The problem:
Extract from the entries below, exactly as given, only the lines from the line containing "for (int j = 0; j < DPT; ++j) hsum" to the line containing "const uint32_t r = r0 + q;", both lines included.

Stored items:
struct RsHistArgs {
    int npasses, radix;
    int shift[RS_MAX_PASSES], mask[RS_MAX_PASSES];
    uint32_t sub;
    uint32_t* wide;
};
__global__ void __launch_bounds__(RS_THREADS) rs_hist_kernel(const uint32_t* __restrict__ keys, uint32_t n,
                                                             const uint32_t* __restrict__ n_dev, RsHistArgs h,
                                                             uint32_t* __restrict__ hist) {
    __shared__ uint32_t lh[RS_WAVES][RS_MAX_PASSES * RS_MAX_RADIX];
    if (n_dev) n = min(n, n_dev[0]);
    const int words = h.npasses * h.radix;
    for (int w = 0; w < RS_WAVES; ++w)
        for (int i = threadIdx.x; i < words; i += RS_THREADS) lh[w][i] = 0;
    __syncthreads();
    const int wv = threadIdx.x >> 6;
    bool far = false;
    for (uint32_t i = blockIdx.x * RS_THREADS + threadIdx.x; i < n; i += gridDim.x * RS_THREADS) {
        const uint32_t k = keys[i], x = rs_xf(k, h.sub);
        far |= k != 0xFFFFFFFFu && x >= RS_DEPTH_NARROW;
        for (int p = 0; p < h.npasses; ++p) atomicAdd(&lh[wv][p * h.radix + ((x >> h.shift[p]) & h.mask[p])], 1u);
    }
    if (h.wide && far) atomicOr(h.wide, 1u);
    __syncthreads();
    for (int i = threadIdx.x; i < words; i += RS_THREADS) {
        uint32_t c = 0;
#pragma unroll
        for (int w = 0; w < RS_WAVES; ++w) c += lh[w][i];
        if (c) atomicAdd(hist + i, c);
    }
}

struct RsTreeArgs {
    int levels;
    uint32_t off[RS_MAX_LEVELS];
    uint32_t top_rows;
};
struct RsTileHistArgs {
    const uint32_t* keys;
    uint32_t n;
    const uint32_t* n_dev;
    int shift;
    uint32_t sub;
    uint32_t tiles;
    RsTreeArgs tr;
    uint32_t* counts;
    uint32_t* sums;
    uint32_t* wide;
    int detect;
    int only_if_wide;
};
template <int ITEMS, int TPW, int DB>
__global__ void __launch_bounds__(RS_THREADS * TPW) rs_tile_hist_kernel(RsTileHistArgs a) {
    static_assert(TPW == 1 || TPW == (1 << RS_FAN_LOG), "a workgroup counts one tile or one level-1 node");
    constexpr int RADIX = 1 << DB, DPT = RADIX / RS_THREADS, COPIES = 16 / DPT;
    constexpr uint32_t TILE_PAIRS = RS_THREADS * ITEMS;
    __shared__ uint32_t wh[TPW][COPIES][RADIX];
    const int t = threadIdx.x & (RS_THREADS - 1), q = threadIdx.x >> 8, wv = t >> 6, lane = t & 63;
    if (a.only_if_wide && a.wide[0] == 0u) return;
    RS_HSTAMP(0);
    const uint32_t n_live = a.n_dev ? min(a.n, a.n_dev[0]) : a.n;
    if (a.tr.levels > 1 && (uint64_t)blockIdx.x * TPW * TILE_PAIRS >= n_live) return;
    const uint32_t tile = blockIdx.x * TPW + q, tile_start = tile * TILE_PAIRS;
    const uint32_t tile_n = tile_start < n_live ? min(TILE_PAIRS, n_live - tile_start) : 0u;
    uint32_t k[ITEMS];
#pragma unroll
    for (int i = 0; i < ITEMS; ++i) {
        const uint32_t e = (uint32_t)i * RS_THREADS + t;
        k[i] = e < tile_n ? a.keys[tile_start + e] : 0xFFFFFFFFu;
    }
#pragma unroll
    for (int i = 0; i < COPIES; ++i)
#pragma unroll
        for (int j = 0; j < DPT; ++j) wh[q][i][t * DPT + j] = 0;
    __syncthreads();
    RS_DRAIN();
    RS_HSTAMP(1);
    uint32_t* mine = wh[q][wv * (COPIES / RS_WAVES) + (lane & (COPIES / RS_WAVES - 1))];
    bool far = false;
#pragma unroll
    for (int i = 0; i < ITEMS; ++i) {
        const uint32_t x = rs_xf(k[i], a.sub);
        far |= k[i] != 0xFFFFFFFFu && x >= RS_DEPTH_NARROW;
        if ((uint32_t)i * RS_THREADS + t < tile_n) atomicAdd(&mine[(x >> a.shift) & (RADIX - 1)], 1u);
    }
    if (a.detect && far) atomicOr(a.wide, 1u);
    __syncthreads();
    RS_HSTAMP(2);
    uint32_t c[DPT];
#pragma unroll
    for (int j = 0; j < DPT; ++j) {
        c[j] = 0;
#pragma unroll
        for (int i = 0; i < COPIES; ++i) c[j] += wh[q][i][t * DPT + j];
        if (tile < a.tiles) a.counts[(size_t)tile * RADIX + t * DPT + j] = c[j];
    }
    if (TPW == 1) {
#pragma unroll
        for (int j = 0; j < DPT; ++j)
            if (c[j])
                for (int l = 1; l < a.tr.levels; ++l)
                    atomicAdd(a.sums + ((size_t)a.tr.off[l] + (tile >> (RS_FAN_LOG * l))) * RADIX + t * DPT + j, c[j]);
    } else if (a.tr.levels > 1) {
        __syncthreads();
#pragma unroll
        for (int j = 0; j < DPT; ++j) wh[q][0][t * DPT + j] = c[j];
        __syncthreads();
        if (q == 0) {
#pragma unroll
            for (int j = 0; j < DPT; ++j) {
                uint32_t s1 = 0;
#pragma unroll
                for (int m = 0; m < TPW; ++m) s1 += wh[m][0][t * DPT + j];
                a.sums[((size_t)a.tr.off[1] + blockIdx.x) * RADIX + t * DPT + j] = s1;
                if (s1)
                    for (int l = 2; l < a.tr.levels; ++l)
                        atomicAdd(a.sums + ((size_t)a.tr.off[l] + (blockIdx.x >> (RS_FAN_LOG * (l - 1)))) * RADIX + t * DPT + j, s1);
            }
        }
    }
    RS_DRAIN();
    RS_HSTAMP(3);
}
template <int ITEMS, int DB>
static void rs_launch_tile_hist(const RsTileHistArgs& a, hipStream_t s) {
    if (a.tiles >= 1024u)
        hipLaunchKernelGGL((rs_tile_hist_kernel<ITEMS, 4, DB>), dim3((a.tiles + 3) / 4), dim3(RS_THREADS * 4), 0, s, a);
    else
        hipLaunchKernelGGL((rs_tile_hist_kernel<ITEMS, 1, DB>), dim3(a.tiles), dim3(RS_THREADS), 0, s, a);
}

struct RsPassArgs {
    const uint32_t* kin;
    const uint32_t* vin;
    const uint32_t* pin;
    uint32_t* kout;
    uint32_t* vout;
    uint32_t* pout;
    uint32_t* vfinal;
    uint32_t* kfinal;
    const uint2* aux_in;
    uint2* aux_out;
    int aux_skip_ones;
    uint32_t n;
    const uint32_t* n_dev;
    int shift;
    uint32_t sub;
    const uint32_t* hist;
    uint64_t* status;
    uint32_t tiles;
    uint32_t* ticket;
    uint32_t* error;
    int pass;
    int xcd_band;
    int last;
    int cond;
    const uint32_t* wide;
    uint2* ranges;
    const uint32_t* counts;
    const uint32_t* sums;
    RsTreeArgs tree;
};

template <int ITEMS>
__device__ __forceinline__ void rs_exchange(uint32_t* __restrict__ sbuf, const uint32_t (&slot)[ITEMS], uint32_t (&x)[ITEMS], int t) {
#pragma unroll
    for (int i = 0; i < ITEMS; ++i)
        if (slot[i] != 0xFFFFFFFFu) sbuf[slot[i]] = x[i];
    __syncthreads();
#pragma unroll
    for (int i = 0; i < ITEMS; ++i) x[i] = sbuf[min((uint32_t)i * RS_THREADS + (uint32_t)t, (uint32_t)(RS_THREADS * ITEMS - 1))];
}

template <int DPT>
__device__ __forceinline__ void rs_digit_bases(const uint32_t (&hcount)[DPT], uint32_t (&gdigit_base)[DPT], uint32_t* wsum, int lane, int wv) {
    uint32_t hsum = 0;
#pragma unroll
    for (int j = 0; j < DPT; ++j) hsum += hcount[j];
    const uint32_t hincl = wave_incl_scan_dpp(hsum);
    __syncthreads();
    if (lane == 63) wsum[wv] = hincl;
    __syncthreads();
    uint32_t hadd = 0;
    for (int w = 0; w < wv; ++w) hadd += wsum[w];
    uint32_t run = hadd + hincl - hsum;
#pragma unroll
    for (int j = 0; j < DPT; ++j) { gdigit_base[j] = run; run += hcount[j]; }
}

__device__ __forceinline__ bool rs_gather(const uint64_t* row, size_t stride, uint32_t cnt, uint32_t& pre, uint32_t& spins,
                                          uint32_t* err) {
    constexpr uint32_t G = RS_GROUP;
    for (uint32_t r0 = 0; r0 < cnt; r0 += G) {
        uint64_t w[G];
        bool ready;
        do {
#pragma unroll
            for (uint32_t q = 0; q < G; ++q) {
                const uint32_t r = r0 + q;
                w[q] = r < cnt ? __hip_atomic_load(row + (size_t)r * stride, __ATOMIC_RELAXED, __HIP_MEMORY_SCOPE_AGENT)
                                              : RS_FLAG_GLOBAL;
            }
            ready = true;
#pragma unroll
            for (uint32_t q = 0; q < G; ++q) ready &= (w[q] >> 62) != 0ull;
            if (!ready) {
                if (++spins > g_rs_spin_limit) { atomicExch(err, 1u); return false; }
                __builtin_amdgcn_s_sleep(1);
            }
        } while (!ready);
#pragma unroll
        for (uint32_t q = 0; q < G; ++q) pre += (uint32_t)(w[q] & RS_COUNT_MASK);
    }
    return true;
}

Answer to this exercise:
    for (int j = 0; j < DPT; ++j) hsum += hcount[j];
    const uint32_t hincl = wave_incl_scan_dpp(hsum);
    __syncthreads();
    if (lane == 63) wsum[wv] = hincl;
    __syncthreads();
    uint32_t hadd = 0;
    for (int w = 0; w < wv; ++w) hadd += wsum[w];
    uint32_t run = hadd + hincl - hsum;
#pragma unroll
    for (int j = 0; j < DPT; ++j) { gdigit_base[j] = run; run += hcount[j]; }
}

__device__ __forceinline__ bool rs_gather(const uint64_t* row, size_t stride, uint32_t cnt, uint32_t& pre, uint32_t& spins,
                                          uint32_t* err) {
    constexpr uint32_t G = RS_GROUP;
    for (uint32_t r0 = 0; r0 < cnt; r0 += G) {
        uint64_t w[G];
        bool ready;
        do {
#pragma unroll
            for (uint32_t q = 0; q < G; ++q) {
                const uint32_t r = r0 + q;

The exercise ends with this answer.